Task goal.
The lines from the top of the records below through the one containing "uint64_t* k_empty = v_full + kStg;" are to be transcribed exactly, and nothing else is to be added.

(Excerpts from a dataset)
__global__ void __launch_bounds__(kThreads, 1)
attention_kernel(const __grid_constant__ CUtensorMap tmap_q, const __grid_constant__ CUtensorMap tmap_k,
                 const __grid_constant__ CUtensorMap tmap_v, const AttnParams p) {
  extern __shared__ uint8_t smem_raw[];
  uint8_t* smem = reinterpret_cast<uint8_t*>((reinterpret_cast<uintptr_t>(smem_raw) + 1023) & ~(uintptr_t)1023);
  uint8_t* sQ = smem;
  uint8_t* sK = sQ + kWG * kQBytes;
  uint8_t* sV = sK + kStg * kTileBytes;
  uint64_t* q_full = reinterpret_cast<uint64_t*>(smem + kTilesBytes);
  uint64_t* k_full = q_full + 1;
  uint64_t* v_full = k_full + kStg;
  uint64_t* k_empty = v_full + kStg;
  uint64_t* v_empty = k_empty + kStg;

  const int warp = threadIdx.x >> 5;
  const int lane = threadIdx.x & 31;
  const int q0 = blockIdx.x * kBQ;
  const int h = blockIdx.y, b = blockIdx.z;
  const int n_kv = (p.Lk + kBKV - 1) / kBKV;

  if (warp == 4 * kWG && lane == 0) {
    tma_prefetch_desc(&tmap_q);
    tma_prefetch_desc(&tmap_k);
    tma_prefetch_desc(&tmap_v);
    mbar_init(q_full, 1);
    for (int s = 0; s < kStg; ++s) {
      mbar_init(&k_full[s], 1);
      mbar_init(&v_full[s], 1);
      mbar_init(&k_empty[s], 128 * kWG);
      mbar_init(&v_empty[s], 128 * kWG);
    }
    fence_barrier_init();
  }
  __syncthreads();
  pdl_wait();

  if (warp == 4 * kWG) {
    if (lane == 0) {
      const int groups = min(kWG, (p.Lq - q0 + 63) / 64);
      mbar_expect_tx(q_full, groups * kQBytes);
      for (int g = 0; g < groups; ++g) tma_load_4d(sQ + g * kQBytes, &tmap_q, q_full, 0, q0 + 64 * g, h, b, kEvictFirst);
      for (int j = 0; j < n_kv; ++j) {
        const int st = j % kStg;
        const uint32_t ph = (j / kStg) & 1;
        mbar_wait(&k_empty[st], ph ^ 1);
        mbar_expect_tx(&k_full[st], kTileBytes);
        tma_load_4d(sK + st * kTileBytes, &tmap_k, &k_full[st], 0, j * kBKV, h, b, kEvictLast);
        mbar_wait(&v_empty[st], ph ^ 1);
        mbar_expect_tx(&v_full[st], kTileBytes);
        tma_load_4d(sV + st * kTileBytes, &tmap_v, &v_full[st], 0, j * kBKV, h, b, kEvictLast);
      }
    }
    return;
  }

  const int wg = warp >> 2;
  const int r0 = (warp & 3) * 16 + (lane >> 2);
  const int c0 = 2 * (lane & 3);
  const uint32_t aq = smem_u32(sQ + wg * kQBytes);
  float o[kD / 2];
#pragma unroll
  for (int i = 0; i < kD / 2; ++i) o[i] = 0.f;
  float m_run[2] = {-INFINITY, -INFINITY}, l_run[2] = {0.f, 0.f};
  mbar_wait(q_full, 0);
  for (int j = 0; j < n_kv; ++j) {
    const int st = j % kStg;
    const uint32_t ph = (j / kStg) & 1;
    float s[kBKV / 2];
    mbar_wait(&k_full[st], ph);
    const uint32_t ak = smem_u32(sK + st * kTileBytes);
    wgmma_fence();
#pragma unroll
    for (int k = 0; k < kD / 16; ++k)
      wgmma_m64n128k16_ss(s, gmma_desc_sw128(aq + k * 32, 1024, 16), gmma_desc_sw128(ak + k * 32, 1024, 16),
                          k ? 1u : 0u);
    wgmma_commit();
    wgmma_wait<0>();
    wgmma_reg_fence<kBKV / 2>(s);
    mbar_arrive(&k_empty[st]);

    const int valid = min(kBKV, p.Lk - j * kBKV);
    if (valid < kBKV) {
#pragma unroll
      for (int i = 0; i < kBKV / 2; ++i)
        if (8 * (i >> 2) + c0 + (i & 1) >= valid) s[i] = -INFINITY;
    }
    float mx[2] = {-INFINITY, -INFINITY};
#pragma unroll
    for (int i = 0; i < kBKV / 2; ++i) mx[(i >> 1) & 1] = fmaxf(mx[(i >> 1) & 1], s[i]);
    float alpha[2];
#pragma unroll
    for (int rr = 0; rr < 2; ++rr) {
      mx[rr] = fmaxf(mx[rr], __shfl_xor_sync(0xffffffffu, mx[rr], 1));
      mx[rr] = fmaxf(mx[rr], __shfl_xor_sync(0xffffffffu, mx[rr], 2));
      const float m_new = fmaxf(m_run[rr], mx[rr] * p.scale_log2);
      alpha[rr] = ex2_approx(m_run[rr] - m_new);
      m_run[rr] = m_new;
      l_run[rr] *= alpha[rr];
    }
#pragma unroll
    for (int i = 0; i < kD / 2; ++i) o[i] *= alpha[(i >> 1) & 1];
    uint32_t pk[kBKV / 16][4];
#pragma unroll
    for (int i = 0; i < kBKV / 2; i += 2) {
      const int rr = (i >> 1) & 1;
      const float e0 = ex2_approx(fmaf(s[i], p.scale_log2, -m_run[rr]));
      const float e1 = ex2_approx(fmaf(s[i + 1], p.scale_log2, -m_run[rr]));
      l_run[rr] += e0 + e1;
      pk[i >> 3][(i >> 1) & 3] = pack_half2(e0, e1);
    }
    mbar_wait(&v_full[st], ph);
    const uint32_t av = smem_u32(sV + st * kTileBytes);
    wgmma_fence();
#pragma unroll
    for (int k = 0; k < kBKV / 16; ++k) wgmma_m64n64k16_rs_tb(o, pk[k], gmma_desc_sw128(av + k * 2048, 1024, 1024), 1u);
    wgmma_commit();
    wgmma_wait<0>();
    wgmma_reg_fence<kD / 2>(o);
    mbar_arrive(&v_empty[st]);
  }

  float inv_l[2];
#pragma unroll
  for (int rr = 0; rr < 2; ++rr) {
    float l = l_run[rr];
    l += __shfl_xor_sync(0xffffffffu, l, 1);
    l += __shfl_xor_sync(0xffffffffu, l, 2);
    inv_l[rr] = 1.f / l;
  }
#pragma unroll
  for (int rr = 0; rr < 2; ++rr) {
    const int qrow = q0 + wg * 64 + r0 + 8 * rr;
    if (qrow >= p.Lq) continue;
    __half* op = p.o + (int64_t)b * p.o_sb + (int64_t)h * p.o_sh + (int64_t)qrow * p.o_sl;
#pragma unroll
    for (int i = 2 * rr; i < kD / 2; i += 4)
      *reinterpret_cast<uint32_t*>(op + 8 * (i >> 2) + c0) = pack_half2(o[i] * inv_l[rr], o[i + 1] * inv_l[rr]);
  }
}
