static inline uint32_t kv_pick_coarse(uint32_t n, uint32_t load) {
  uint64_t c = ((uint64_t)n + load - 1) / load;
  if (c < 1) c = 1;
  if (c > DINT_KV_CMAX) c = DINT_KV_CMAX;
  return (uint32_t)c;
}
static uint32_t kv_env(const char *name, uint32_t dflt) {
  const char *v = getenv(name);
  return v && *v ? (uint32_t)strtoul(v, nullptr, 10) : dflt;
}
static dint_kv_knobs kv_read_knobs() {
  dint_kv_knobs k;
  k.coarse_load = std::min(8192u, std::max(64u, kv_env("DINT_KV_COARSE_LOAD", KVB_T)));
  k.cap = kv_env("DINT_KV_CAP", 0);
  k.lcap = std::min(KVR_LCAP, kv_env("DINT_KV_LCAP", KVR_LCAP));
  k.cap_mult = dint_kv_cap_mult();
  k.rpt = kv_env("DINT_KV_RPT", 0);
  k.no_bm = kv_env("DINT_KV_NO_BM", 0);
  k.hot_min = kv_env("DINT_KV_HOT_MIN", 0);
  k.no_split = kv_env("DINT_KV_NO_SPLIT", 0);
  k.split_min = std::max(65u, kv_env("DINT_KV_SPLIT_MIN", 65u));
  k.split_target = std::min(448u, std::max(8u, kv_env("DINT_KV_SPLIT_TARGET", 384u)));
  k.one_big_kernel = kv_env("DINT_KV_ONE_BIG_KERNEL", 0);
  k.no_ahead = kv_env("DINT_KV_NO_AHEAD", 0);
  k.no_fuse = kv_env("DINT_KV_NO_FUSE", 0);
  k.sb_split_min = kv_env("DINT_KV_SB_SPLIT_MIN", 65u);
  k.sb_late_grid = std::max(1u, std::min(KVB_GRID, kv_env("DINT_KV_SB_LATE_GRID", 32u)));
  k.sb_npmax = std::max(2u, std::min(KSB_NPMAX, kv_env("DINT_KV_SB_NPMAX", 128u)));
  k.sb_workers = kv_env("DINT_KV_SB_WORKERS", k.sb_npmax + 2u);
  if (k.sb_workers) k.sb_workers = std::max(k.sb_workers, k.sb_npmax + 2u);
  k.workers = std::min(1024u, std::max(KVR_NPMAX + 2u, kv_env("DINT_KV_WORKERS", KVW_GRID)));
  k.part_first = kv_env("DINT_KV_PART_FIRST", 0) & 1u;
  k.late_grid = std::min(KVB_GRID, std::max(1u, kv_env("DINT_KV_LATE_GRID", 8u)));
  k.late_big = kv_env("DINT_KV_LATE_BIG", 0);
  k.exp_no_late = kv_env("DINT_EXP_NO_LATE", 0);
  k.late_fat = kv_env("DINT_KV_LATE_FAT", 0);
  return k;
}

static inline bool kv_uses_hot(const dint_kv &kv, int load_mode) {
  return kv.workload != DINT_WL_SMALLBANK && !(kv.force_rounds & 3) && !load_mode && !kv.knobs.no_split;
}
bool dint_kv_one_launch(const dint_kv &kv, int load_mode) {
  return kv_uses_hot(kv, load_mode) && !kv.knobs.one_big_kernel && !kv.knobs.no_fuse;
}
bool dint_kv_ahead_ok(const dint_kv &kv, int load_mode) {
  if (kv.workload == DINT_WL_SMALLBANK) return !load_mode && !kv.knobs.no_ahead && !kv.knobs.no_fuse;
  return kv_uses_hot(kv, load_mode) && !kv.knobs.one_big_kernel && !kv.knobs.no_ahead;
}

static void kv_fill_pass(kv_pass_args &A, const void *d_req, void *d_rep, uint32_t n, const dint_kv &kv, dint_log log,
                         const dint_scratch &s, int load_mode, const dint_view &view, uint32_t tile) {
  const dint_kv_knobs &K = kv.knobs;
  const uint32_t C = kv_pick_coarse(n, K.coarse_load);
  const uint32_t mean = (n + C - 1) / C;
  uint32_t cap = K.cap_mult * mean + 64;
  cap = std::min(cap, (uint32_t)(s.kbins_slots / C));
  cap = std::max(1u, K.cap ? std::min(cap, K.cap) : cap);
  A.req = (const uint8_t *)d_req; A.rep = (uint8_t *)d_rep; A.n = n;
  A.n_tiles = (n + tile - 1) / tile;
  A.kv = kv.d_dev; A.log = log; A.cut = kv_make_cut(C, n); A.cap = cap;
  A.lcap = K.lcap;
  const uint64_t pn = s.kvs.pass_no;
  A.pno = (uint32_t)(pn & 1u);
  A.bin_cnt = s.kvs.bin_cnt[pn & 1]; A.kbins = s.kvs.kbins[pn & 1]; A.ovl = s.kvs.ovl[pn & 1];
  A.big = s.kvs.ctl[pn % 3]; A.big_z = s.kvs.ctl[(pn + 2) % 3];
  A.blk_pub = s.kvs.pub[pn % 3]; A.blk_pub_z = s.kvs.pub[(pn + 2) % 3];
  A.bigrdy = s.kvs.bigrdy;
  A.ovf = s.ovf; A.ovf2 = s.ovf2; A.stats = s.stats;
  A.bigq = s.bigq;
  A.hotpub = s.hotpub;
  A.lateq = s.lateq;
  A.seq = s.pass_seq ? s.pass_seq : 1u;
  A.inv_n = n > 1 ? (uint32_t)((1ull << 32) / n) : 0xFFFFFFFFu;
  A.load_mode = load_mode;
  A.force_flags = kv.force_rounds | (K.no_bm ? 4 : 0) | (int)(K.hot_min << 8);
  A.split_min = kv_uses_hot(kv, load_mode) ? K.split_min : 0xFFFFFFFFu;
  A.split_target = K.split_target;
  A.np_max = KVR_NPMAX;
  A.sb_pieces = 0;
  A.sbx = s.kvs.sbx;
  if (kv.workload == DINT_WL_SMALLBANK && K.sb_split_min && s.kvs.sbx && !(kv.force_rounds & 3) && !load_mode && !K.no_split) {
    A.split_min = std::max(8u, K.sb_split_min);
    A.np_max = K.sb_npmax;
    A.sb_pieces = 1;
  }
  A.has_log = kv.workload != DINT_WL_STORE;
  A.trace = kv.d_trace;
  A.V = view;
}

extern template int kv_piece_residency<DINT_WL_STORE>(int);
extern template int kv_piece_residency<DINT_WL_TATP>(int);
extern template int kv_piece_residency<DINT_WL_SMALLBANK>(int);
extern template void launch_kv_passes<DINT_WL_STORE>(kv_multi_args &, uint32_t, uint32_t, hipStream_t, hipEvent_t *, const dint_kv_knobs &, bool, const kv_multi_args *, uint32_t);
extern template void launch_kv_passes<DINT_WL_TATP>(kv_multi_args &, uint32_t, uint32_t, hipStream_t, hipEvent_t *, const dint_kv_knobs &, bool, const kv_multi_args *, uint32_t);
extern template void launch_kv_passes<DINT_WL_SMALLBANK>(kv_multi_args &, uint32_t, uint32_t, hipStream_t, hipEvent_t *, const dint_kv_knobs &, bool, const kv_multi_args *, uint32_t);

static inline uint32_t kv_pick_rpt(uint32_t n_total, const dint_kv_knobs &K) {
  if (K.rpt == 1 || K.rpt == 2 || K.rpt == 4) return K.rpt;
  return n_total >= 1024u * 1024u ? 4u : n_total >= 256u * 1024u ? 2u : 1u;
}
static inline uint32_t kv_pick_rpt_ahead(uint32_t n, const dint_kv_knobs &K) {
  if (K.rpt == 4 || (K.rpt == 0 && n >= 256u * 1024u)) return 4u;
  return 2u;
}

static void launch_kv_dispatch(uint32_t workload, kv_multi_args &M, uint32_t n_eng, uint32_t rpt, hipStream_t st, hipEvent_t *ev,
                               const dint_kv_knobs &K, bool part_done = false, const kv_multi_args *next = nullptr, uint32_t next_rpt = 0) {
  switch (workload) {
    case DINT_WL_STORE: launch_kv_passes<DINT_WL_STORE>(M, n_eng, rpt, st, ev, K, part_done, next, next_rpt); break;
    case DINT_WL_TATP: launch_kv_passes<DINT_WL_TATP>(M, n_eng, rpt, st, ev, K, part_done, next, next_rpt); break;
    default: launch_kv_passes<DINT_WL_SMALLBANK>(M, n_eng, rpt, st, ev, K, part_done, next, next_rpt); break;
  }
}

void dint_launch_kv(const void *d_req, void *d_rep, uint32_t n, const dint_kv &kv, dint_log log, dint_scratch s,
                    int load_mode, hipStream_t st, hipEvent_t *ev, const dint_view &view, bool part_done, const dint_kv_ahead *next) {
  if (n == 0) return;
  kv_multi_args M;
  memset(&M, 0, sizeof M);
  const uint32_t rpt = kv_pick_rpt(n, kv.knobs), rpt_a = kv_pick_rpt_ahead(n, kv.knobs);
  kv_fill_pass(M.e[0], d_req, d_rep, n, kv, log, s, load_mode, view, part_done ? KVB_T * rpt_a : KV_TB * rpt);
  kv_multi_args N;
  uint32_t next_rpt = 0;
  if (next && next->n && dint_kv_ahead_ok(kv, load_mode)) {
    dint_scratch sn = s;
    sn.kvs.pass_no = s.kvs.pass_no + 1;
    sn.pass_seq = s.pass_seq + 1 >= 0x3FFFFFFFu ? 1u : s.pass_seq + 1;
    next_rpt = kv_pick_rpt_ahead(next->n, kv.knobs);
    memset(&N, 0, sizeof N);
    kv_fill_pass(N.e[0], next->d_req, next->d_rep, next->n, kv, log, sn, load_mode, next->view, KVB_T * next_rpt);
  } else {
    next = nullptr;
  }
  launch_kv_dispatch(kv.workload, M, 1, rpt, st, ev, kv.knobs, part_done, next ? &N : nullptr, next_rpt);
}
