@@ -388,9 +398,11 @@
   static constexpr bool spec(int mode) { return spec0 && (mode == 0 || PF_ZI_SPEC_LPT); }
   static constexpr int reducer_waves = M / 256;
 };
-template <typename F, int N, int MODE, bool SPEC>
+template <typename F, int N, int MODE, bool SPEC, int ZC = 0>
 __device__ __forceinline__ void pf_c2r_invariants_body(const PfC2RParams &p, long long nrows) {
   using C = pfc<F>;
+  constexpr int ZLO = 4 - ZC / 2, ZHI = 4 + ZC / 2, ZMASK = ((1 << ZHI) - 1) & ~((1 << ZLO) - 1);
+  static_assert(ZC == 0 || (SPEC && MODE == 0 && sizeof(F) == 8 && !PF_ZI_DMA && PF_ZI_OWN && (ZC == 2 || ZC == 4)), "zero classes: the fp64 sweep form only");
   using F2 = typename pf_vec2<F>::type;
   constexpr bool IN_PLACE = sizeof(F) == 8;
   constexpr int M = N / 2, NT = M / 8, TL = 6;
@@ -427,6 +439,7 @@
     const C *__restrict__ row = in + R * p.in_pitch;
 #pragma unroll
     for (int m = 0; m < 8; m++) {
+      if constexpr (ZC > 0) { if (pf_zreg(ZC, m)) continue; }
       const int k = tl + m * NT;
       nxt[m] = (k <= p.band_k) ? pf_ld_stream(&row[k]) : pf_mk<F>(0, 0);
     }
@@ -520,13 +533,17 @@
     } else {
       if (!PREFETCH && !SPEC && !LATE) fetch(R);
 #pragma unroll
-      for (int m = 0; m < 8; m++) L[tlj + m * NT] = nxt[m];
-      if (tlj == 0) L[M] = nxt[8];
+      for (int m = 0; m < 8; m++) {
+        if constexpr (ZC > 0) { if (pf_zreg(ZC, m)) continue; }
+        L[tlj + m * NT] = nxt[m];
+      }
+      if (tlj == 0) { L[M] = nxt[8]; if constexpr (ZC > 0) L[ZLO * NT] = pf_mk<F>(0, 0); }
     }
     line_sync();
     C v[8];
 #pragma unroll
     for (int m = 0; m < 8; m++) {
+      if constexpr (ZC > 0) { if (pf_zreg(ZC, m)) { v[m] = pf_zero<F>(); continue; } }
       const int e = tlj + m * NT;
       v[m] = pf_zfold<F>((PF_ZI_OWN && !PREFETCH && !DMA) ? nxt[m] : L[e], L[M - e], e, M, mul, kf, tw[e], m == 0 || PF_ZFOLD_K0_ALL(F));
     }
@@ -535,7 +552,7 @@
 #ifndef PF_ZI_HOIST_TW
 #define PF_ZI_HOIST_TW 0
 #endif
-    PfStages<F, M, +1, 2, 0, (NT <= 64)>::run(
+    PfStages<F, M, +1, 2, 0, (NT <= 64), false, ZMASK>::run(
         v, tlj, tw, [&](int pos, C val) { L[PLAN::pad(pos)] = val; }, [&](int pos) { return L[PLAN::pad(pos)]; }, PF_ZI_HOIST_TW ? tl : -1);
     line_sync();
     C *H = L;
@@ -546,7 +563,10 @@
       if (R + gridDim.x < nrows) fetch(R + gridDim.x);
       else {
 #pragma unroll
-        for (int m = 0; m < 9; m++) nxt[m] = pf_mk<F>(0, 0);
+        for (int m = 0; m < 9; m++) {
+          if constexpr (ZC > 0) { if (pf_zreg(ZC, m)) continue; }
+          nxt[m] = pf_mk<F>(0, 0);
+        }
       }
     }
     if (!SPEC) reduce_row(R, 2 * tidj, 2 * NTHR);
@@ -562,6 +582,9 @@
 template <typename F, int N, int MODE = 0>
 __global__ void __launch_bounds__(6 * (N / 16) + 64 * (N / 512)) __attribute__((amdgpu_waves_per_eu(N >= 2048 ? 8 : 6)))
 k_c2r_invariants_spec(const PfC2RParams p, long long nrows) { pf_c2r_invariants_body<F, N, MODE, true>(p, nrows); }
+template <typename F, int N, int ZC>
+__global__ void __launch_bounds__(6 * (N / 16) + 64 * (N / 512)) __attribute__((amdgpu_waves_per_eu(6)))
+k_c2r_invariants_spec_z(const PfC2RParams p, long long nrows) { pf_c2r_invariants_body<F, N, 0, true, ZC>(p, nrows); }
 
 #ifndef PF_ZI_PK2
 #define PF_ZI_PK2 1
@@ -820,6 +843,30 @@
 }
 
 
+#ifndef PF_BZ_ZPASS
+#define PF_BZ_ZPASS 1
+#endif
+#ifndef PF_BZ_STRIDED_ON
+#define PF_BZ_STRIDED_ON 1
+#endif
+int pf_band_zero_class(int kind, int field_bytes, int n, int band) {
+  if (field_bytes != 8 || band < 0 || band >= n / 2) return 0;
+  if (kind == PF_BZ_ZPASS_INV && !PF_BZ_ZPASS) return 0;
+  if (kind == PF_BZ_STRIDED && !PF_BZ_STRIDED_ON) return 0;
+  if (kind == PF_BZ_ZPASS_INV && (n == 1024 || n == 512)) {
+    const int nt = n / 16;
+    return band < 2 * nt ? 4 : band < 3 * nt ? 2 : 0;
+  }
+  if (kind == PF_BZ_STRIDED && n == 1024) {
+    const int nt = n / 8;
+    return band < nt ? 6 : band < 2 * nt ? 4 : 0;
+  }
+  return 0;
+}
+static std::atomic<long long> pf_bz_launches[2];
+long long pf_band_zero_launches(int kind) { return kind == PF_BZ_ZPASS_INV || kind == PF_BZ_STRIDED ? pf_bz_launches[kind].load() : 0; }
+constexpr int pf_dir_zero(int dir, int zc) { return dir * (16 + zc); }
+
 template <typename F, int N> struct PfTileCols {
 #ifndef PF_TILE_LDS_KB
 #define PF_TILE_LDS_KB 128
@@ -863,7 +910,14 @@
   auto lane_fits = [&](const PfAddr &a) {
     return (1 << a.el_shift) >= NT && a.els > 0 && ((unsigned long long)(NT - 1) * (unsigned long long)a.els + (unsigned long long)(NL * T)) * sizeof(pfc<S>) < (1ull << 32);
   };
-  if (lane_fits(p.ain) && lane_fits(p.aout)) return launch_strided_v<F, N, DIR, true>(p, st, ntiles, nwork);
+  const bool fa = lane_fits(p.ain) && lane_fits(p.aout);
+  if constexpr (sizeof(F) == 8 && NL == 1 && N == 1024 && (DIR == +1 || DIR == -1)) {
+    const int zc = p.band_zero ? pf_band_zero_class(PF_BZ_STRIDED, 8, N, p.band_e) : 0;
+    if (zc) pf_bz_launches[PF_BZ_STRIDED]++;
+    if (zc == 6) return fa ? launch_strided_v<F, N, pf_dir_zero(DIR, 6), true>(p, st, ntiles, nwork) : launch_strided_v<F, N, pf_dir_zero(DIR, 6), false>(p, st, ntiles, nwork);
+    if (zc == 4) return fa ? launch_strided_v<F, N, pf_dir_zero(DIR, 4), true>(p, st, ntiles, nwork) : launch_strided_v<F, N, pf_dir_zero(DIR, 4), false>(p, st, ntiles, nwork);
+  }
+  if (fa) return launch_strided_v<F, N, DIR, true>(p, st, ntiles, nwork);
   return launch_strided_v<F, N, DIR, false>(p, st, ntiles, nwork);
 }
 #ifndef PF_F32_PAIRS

Written response.
__global__ void __launch_bounds__(kThreads, 1)
attention_kernel(const __grid_constant__ CUtensorMap tmap_q, const __grid_constant__ CUtensorMap tmap_k,
                 const __grid_constant__ CUtensorMap tmap_v, const AttnParams p) {
  extern __shared__ uint8_t smem_raw[];
  uint8_t* smem = reinterpret_cast<uint8_t*>((reinterpret_cast<uintptr_t>(smem_raw) + 1023) & ~(uintptr_t)1023);
  uint8_t* sQ = smem;
  uint8_t* sK = sQ + kWG * kQBytes;
  uint8_t* sV = sK + kStg * kTileBytes;
  uint64_t* q_full = reinterpret_cast<uint64_t*>(smem + kTilesBytes);
  uint64_t* k_full = q_full + 1;
  uint64_t* v_full = k_full + kStg;
  uint64_t* k_empty = v_full + kStg;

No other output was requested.